What to work on: Where a line holds the word "bool", copy that line from the data below.

Entries taken from a collection:
####################

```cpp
template <typename T, class SEQ, class Ctx, int LOGC = COL_LOGC, class Tail = NoDivTail>
OA_HD void col_div_body(Ctx& ctx, const ColDivArgs<T>& a, Tail tail = Tail{}) {
    cx<T>* s = reinterpret_cast<cx<T>*>(ctx.smem());
    constexpr int logL = Log2x<SEQ::r0>::v + Log2x<SEQ::r1>::v + Log2x<SEQ::r2>::v + Log2x<SEQ::r3>::v;
    constexpr int n = SEQ::n;
    constexpr int RL = SEQ::get(n - 1), LRL = Log2x<RL>::v, NB = EPT / RL;
    constexpr int logNs = logL - LRL;
    constexpr int logC = LOGC;
    constexpr int NT = ((1 << (seq_total_log<SEQ>() + LOGC)) / EPT) > 0 ? ((1 << (seq_total_log<SEQ>() + LOGC)) / EPT) : 1;
    const int tid = ctx.tid();
    int tile = ctx.bid_x();
    if ((sizeof(cx<T>) << LOGC) < 128) {
// ... 23 lines not shown
        ctx.sync();
        stage_out<T, R0, false, false>(s, vb, tid, NT, logL, logC, 0, 0, NoStore{});
        ctx.sync();
        stage_in<T, RL, false, false>(s, vb, tid, NT, logL, logC, 0, l0, twl, logL, NoLoad{});
    } else {
        col_pipeline_to_regs<T, SEQ>(ctx, s, va, tid, NT, logC, twl, logL, la);
        ctx.sync();
        col_pipeline_to_regs<T, SEQ>(ctx, s, vb, tid, NT, logC, twl, logL, lb);
    }
    const long oorg = g * a.out_gs * a.opitch + c0;
    const T* Fnb = a.Fn + zmap * a.fn_moff + oorg;
    cx<T>* outb = a.out + omo + oorg;
    const unsigned ostr = (unsigned)(a.out_ks * a.opitch);
    if constexpr (Tail::active) {
        ctx.sync();
        tail.begin(ctx, s);
        ctx.sync();
        T pw[EPT];
        int idv[EPT];
#pragma unroll
        for (int u = 0; u < NB; ++u) {
            const int b = tid + u * NT;
            const int c = b & ((1 << logC) - 1), j = b >> logC;
            const bool cok = c < ncols;
            const int kq = j & ((1 << logNs) - 1);
            const int base = ((j - kq) << LRL) + kq;
            const T lx = cok ? a.lxd[c0 + c] : (T)0;
#pragma unroll
            for (int t = 0; t < RL; ++t) {
                const int k = base + (t << logNs);
                const unsigned y = (unsigned)(g * a.out_gs) + (unsigned)k * (unsigned)a.out_ks;
                const bool ok = cok && !(a.rband && (int)y >= a.rband && (int)y <= a.ny - a.rband);
                const unsigned up = (a.yshift && y >= (unsigned)(a.ny >> 1)) ? (unsigned)a.yshift : 0u;
                const unsigned i = (unsigned)k * ostr + (unsigned)c + up * (unsigned)a.opitch;
                pw[u * RL + t] = (T)0;
                idv[u * RL + t] = -1;
                if (ok) {
                    const long ti_ = (((long)tile << logL) + k) * (1 << logC) + c;
                    const T fn = a.Fn_t ? a.Fn_t[ti_] : Fnb[i];
                    cx<T> d = mul_pi(va[u * RL + t] * lx + vb[u * RL + t] * a.lyd[y + up]) * fn;
                    if (a.out) {
                        if (a.accumulate) d = d + outb[i];
                        outb[i] = d;
                    }
                    pw[u * RL + t] = d.x * d.x + d.y * d.y;
                    idv[u * RL + t] = tail.packed_ids() ? tail.id_at_t((((long)tile << logL) + k) * (1 << logC) + c) : tail.id_at(y + up, c0 + c);
                }
            }
        }
#pragma unroll
        for (int u = 0; u < NB; ++u) {
            const int c = (tid + u * NT) & ((1 << logC) - 1);
#pragma unroll
            for (int t = 0; t < RL; ++t) tail.add(ctx, idv[u * RL + t], pw[u * RL + t], c0 + c);
        }
        tail.finish(ctx);
    } else {
#pragma unroll
    for (int u = 0; u < NB; ++u) {
        const int b = tid + u * NT;
        const int c = b & ((1 << logC) - 1), j = b >> logC;
        if (c >= ncols) continue;
        const int kq = j & ((1 << logNs) - 1);
        const int base = ((j - kq) << LRL) + kq;
        const T lx = a.lxd[c0 + c];
#pragma unroll
        for (int t = 0; t < RL; ++t) {
            const int k = base + (t << logNs);
            const unsigned y = (unsigned)(g * a.out_gs) + (unsigned)k * (unsigned)a.out_ks;
// ... 74 lines not shown
#pragma unroll
            for (int r = 0; r < 6; ++r) x[it][r] = s[((r * Q + pk[it]) << logC) + pc[it]];
            const cx<T> w3 = w1[it] * w2[it], w5 = w4[it] * w1[it];
            x[it][1] = x[it][1] * w1[it]; x[it][2] = x[it][2] * w2[it]; x[it][3] = x[it][3] * w3;
            x[it][4] = x[it][4] * w4[it]; x[it][5] = x[it][5] * w5;
            dft6<T>(x[it]);
        }
    };
    finish(va, xa);
    ctx.sync();
    finish(vb, xb);
    const T* Fnb = a.Fn + zmap * a.fn_moff + c0;
    cx<T>* outb = a.out + omo + c0;
    if constexpr (Tail::active) {
        ctx.sync();
        tail.begin(ctx, s);
        ctx.sync();
        T pw[NIT * 6];
        int idv[NIT * 6];
#pragma unroll
        for (int it = 0; it < NIT; ++it) {
            const int c = pc[it], k = pk[it];
            const bool cok = pv[it] && c < ncols;
            const T lx = cok ? a.lxd[c0 + c] : (T)0;
#pragma unroll
            for (int q = 0; q < 6; ++q) {
                const unsigned y = (unsigned)(k + Q * q);
                const bool ok = cok && !(a.rband && (int)y >= a.rband && (int)y <= a.ny - a.rband);
                const unsigned up = (a.yshift && y >= (unsigned)(N >> 1)) ? (unsigned)a.yshift : 0u;
                const unsigned i = (y + up) * (unsigned)a.opitch + (unsigned)c;
                pw[it * 6 + q] = (T)0;
                idv[it * 6 + q] = -1;
                if (ok) {
                    const long ti_ = ((long)tile * N + y) * C + c;
                    const T fn = a.Fn_t ? a.Fn_t[ti_] : Fnb[i];
                    cx<T> d = mul_pi(xa[it][q] * lx + xb[it][q] * a.lyd[y + up]) * fn;
                    if (a.out) {
                        if (a.accumulate) d = d + outb[i];
                        outb[i] = d;
                    }
                    pw[it * 6 + q] = d.x * d.x + d.y * d.y;
                    idv[it * 6 + q] = tail.packed_ids() ? tail.id_at_t(ti_) : tail.id_at(y + up, c0 + c);
                }
            }
        }
#pragma unroll
        for (int it = 0; it < NIT; ++it) {
#pragma unroll
            for (int q = 0; q < 6; ++q) tail.add(ctx, idv[it * 6 + q], pw[it * 6 + q], c0 + pc[it]);
        }
        tail.finish(ctx);
    } else {
#pragma unroll
        for (int it = 0; it < NIT; ++it) {
            const int c = pc[it], k = pk[it];
            if (!pv[it] || c >= ncols) continue;
            const T lx = a.lxd[c0 + c];
#pragma unroll
            for (int q = 0; q < 6; ++q) {
                const unsigned y = (unsigned)(k + Q * q);
                if (a.rband && (int)y >= a.rband && (int)y <= a.ny - a.rband) continue;
                const unsigned up = (a.yshift && y >= (unsigned)(N >> 1)) ? (unsigned)a.yshift : 0u;
                const unsigned i = (y + up) * (unsigned)a.opitch + (unsigned)c;
                cx<T> d = mul_pi(xa[it][q] * lx + xb[it][q] * a.lyd[y + up]) * Fnb[i];
// ... 442 lines not shown
```

### orphics_amd/csrc/pipeline.hip

```cpp
#include <dlfcn.h>
#include <cstdlib>
#include <algorithm>
#include <functional>
#include <string>
#include <utility>
#include <vector>
#include "common.hpp"
#include "fft_plan.hpp"

namespace oa {

constexpr int MC_BATCH_MAX = 6;

struct DevBuf {
    void* p = nullptr;
    size_t bytes = 0;
    int reserve(size_t need, bool zero = false) {
        if (bytes >= need) return 0;
        if (p) { OA_HIP(hipDeviceSynchronize()); release(); }
        OA_HIP(hipMalloc(&p, need));
        bytes = need;
        if (zero) OA_HIP(hipMemset(p, 0, need));
        return 0;
    }
// ... 32 lines not shown
    DevBuf rdn0_pool;
    unsigned long rdn0_gen = 0;
    int rdn0_my = 0;
    int rdn0_ran_batched = 0;
    DevBuf rdn0mv_legs;
    DevBuf rdn0mv_pool;
    DevBuf n1_pool;
    std::vector<const void*> rdn0mv_key;
    int rdn0mv_band[5] = {0, 0, 0, 0, 0};
    int rdn0mv_my = 0;
    unsigned long rdn0mv_gen = 0;
    struct DivTabs {
        DevBuf fn_t, ids_t;
        unsigned long tab_gen = 0;
        int tab_rows = 0, tab_logc = 0, tab_wk = 0;
    } dt[2];
    DivTabs& tabs_of(int rows) { return (my3 && rows == my3) ? dt[1] : dt[0]; }
    const DivTabs& tabs_of(int rows) const { return (my3 && rows == my3) ? dt[1] : dt[0]; }
    unsigned long bind_gen = 1;
    DevBuf fb_t;
    unsigned long fb_gen = 0;
    int fb_my = 0, fb_wl = 0, fb_rl = 0;
    void** mv_ftab = nullptr;
    std::vector<const void*> mv_fkey;
    int opt_mc_batch = MC_BATCH_MAX;
    bool opt_mv_batch = true;
    bool opt_mv_rowbatch = true;
    bool opt_mv_chain = true;
    bool opt_divbin = true;
    bool opt_win_fused = true;
// ... 50 lines not shown
    return 0;
}

void pipeline_release(oa_plan* p) {
    if (!p || !p->pipe) return;
    Pipeline* q = (Pipeline*)p->pipe;
    if (q->work) (void)hipFree(q->work);
    if (q->bin_scratch) (void)hipFree(q->bin_scratch);
    if (q->sums) (void)hipFree(q->sums);
    if (q->counts_full) (void)hipFree(q->counts_full);
    if (q->counts_tmp) (void)hipFree(q->counts_tmp);
    if (q->ticket) (void)hipFree(q->ticket);
    if (q->mv_ftab) (void)hipFree(q->mv_ftab);
    if (q->mv_rtab) (void)hipFree(q->mv_rtab);
    for (DevBuf* b : {&q->split_legs, &q->mc_src, &q->lens_pool, &q->mvmc, &q->mvwin, &q->rdn0_legs, &q->rdn0_pool, &q->rdn0mv_legs, &q->rdn0mv_pool, &q->n1_pool, &q->dt[0].fn_t, &q->dt[0].ids_t,
                      &q->dt[1].fn_t, &q->dt[1].ids_t, &q->fb_t}) b->release();
    if (q->band) (void)oa_plan_destroy(q->band);
    q->release_band();
    q->brows.release();
    q->bs_tab.release();
    if (q->pb.plan) (void)oa_plan_destroy(q->pb.plan);
    for (DevBuf* b : {&q->pb.planes, &q->pb.stab, &q->pb.mrows, &q->pb.mwin, &q->pb.mc.pool}) b->release();
    delete q;
    p->pipe = nullptr;
}

static int ensure_work(oa_plan* p, Pipeline* q) {
    if (q->work) return 0;
    const size_t pb = plane_bytes(p);
    OA_HIP(hipMalloc(&q->work, 7 * pb));
    OA_HIP(hipMemset(q->work, 0, 7 * pb));
// ... 233 lines not shown
                                                nullptr, q->bin_scratch, 0, 0, stream)
                                 : fail(std::string("oa_plan_set_bins: padded bin ids: ") + hipGetErrorString(e));
        (void)hipStreamSynchronize((hipStream_t)stream);
        (void)hipFree(ids4);
        if (z4) (void)hipFree(z4);
        if (rc) return rc;
    }
    if (p->mixed) return (q->FG && q->band) ? mixed_bins(p, q, (hipStream_t)stream) : 0;
    return ensure_div_tables(p, q, (hipStream_t)stream);
}

void* oa_plan_kappa(oa_plan* p) { return (p && p->pipe) ? ((Pipeline*)p->pipe)->kk : nullptr; }
const int64_t* oa_plan_bin_counts(oa_plan* p) { return (p && p->pipe) ? ((Pipeline*)p->pipe)->counts_full : nullptr; }
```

####################

Solution to the problem:
            const bool cok = c < ncols;
                const bool ok = cok && !(a.rband && (int)y >= a.rband && (int)y <= a.ny - a.rband);
            const bool cok = pv[it] && c < ncols;
                const bool ok = cok && !(a.rband && (int)y >= a.rband && (int)y <= a.ny - a.rband);
    int reserve(size_t need, bool zero = false) {
    bool opt_mv_batch = true;
    bool opt_mv_rowbatch = true;
    bool opt_mv_chain = true;
    bool opt_divbin = true;
    bool opt_win_fused = true;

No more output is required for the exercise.